[Saved entries]

+-------+

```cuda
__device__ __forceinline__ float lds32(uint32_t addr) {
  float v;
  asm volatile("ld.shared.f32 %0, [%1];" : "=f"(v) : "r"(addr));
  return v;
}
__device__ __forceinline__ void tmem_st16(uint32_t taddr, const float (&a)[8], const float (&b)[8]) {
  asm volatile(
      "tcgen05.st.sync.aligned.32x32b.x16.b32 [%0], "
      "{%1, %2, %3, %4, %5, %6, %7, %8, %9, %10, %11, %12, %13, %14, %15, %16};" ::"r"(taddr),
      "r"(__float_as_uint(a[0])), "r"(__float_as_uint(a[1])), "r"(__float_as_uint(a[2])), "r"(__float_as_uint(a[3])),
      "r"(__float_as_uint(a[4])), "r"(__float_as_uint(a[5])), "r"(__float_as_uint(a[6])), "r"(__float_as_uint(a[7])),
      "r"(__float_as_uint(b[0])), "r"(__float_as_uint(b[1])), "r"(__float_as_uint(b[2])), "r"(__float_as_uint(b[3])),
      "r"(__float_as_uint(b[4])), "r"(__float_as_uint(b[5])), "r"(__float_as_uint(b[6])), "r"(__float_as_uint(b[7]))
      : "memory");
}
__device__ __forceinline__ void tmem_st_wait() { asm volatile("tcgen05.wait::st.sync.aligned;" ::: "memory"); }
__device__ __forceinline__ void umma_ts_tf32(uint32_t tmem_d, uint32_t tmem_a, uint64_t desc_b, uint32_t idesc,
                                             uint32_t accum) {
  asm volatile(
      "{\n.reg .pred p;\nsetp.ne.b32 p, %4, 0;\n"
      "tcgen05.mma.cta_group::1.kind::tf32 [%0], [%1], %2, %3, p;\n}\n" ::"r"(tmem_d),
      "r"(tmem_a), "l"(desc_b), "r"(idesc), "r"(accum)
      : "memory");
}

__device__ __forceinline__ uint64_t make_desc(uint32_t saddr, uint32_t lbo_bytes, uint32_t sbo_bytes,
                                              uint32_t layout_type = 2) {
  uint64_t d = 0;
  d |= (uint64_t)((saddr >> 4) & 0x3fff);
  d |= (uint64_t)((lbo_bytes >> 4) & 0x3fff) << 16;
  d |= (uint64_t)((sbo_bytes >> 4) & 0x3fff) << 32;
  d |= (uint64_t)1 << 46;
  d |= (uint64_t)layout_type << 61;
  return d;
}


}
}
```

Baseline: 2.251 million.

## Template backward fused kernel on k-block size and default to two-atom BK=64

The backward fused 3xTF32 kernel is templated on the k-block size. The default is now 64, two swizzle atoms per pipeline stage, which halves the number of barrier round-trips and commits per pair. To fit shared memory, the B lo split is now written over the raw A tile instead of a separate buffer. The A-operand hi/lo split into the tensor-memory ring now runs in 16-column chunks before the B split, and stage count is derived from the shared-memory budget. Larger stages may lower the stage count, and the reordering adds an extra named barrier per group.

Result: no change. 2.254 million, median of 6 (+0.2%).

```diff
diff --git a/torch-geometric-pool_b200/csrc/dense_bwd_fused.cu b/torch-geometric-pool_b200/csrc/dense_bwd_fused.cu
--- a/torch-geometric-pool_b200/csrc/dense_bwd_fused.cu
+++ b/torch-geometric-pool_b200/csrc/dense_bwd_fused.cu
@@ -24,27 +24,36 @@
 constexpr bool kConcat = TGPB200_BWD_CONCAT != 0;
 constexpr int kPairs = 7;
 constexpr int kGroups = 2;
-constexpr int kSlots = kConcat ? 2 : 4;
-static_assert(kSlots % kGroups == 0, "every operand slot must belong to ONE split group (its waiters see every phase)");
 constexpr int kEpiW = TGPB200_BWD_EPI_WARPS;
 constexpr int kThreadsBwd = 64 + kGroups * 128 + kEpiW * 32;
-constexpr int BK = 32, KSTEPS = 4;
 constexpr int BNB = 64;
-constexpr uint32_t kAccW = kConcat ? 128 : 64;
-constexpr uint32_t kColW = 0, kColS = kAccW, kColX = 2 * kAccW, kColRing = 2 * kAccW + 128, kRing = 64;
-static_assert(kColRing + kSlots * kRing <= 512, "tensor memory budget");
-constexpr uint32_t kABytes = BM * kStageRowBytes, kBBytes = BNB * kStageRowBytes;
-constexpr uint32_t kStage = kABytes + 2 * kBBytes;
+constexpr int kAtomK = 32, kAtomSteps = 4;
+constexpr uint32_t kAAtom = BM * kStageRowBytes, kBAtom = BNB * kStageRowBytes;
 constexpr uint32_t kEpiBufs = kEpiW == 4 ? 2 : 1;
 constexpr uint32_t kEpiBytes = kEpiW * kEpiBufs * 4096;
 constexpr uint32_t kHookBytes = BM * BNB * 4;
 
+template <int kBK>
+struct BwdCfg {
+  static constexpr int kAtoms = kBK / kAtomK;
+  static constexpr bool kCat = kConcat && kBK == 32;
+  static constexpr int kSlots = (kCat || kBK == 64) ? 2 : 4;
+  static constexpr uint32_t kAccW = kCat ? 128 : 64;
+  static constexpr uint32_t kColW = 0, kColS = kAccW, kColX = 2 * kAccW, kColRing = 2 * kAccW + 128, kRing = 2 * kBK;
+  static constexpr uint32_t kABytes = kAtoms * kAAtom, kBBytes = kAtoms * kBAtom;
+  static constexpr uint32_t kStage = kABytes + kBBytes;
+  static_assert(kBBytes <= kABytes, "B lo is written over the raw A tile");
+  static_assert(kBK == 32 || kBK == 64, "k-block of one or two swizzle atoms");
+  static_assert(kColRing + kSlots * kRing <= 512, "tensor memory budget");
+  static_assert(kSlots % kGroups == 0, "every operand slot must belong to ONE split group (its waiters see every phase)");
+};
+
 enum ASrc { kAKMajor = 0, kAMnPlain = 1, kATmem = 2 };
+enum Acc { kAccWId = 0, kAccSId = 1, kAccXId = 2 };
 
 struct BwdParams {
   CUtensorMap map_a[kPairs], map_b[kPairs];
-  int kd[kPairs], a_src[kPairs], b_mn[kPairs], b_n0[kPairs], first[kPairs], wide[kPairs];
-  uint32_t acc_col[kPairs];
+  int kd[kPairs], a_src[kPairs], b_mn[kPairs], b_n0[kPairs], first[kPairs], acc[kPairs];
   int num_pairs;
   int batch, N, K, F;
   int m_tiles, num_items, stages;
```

+-------+

--- Description of the task ---
Copy every line above that includes the string "waiters".

--- Reply ---
-static_assert(kSlots % kGroups == 0, "every operand slot must belong to ONE split group (its waiters see every phase)");
+  static_assert(kSlots % kGroups == 0, "every operand slot must belong to ONE split group (its waiters see every phase)");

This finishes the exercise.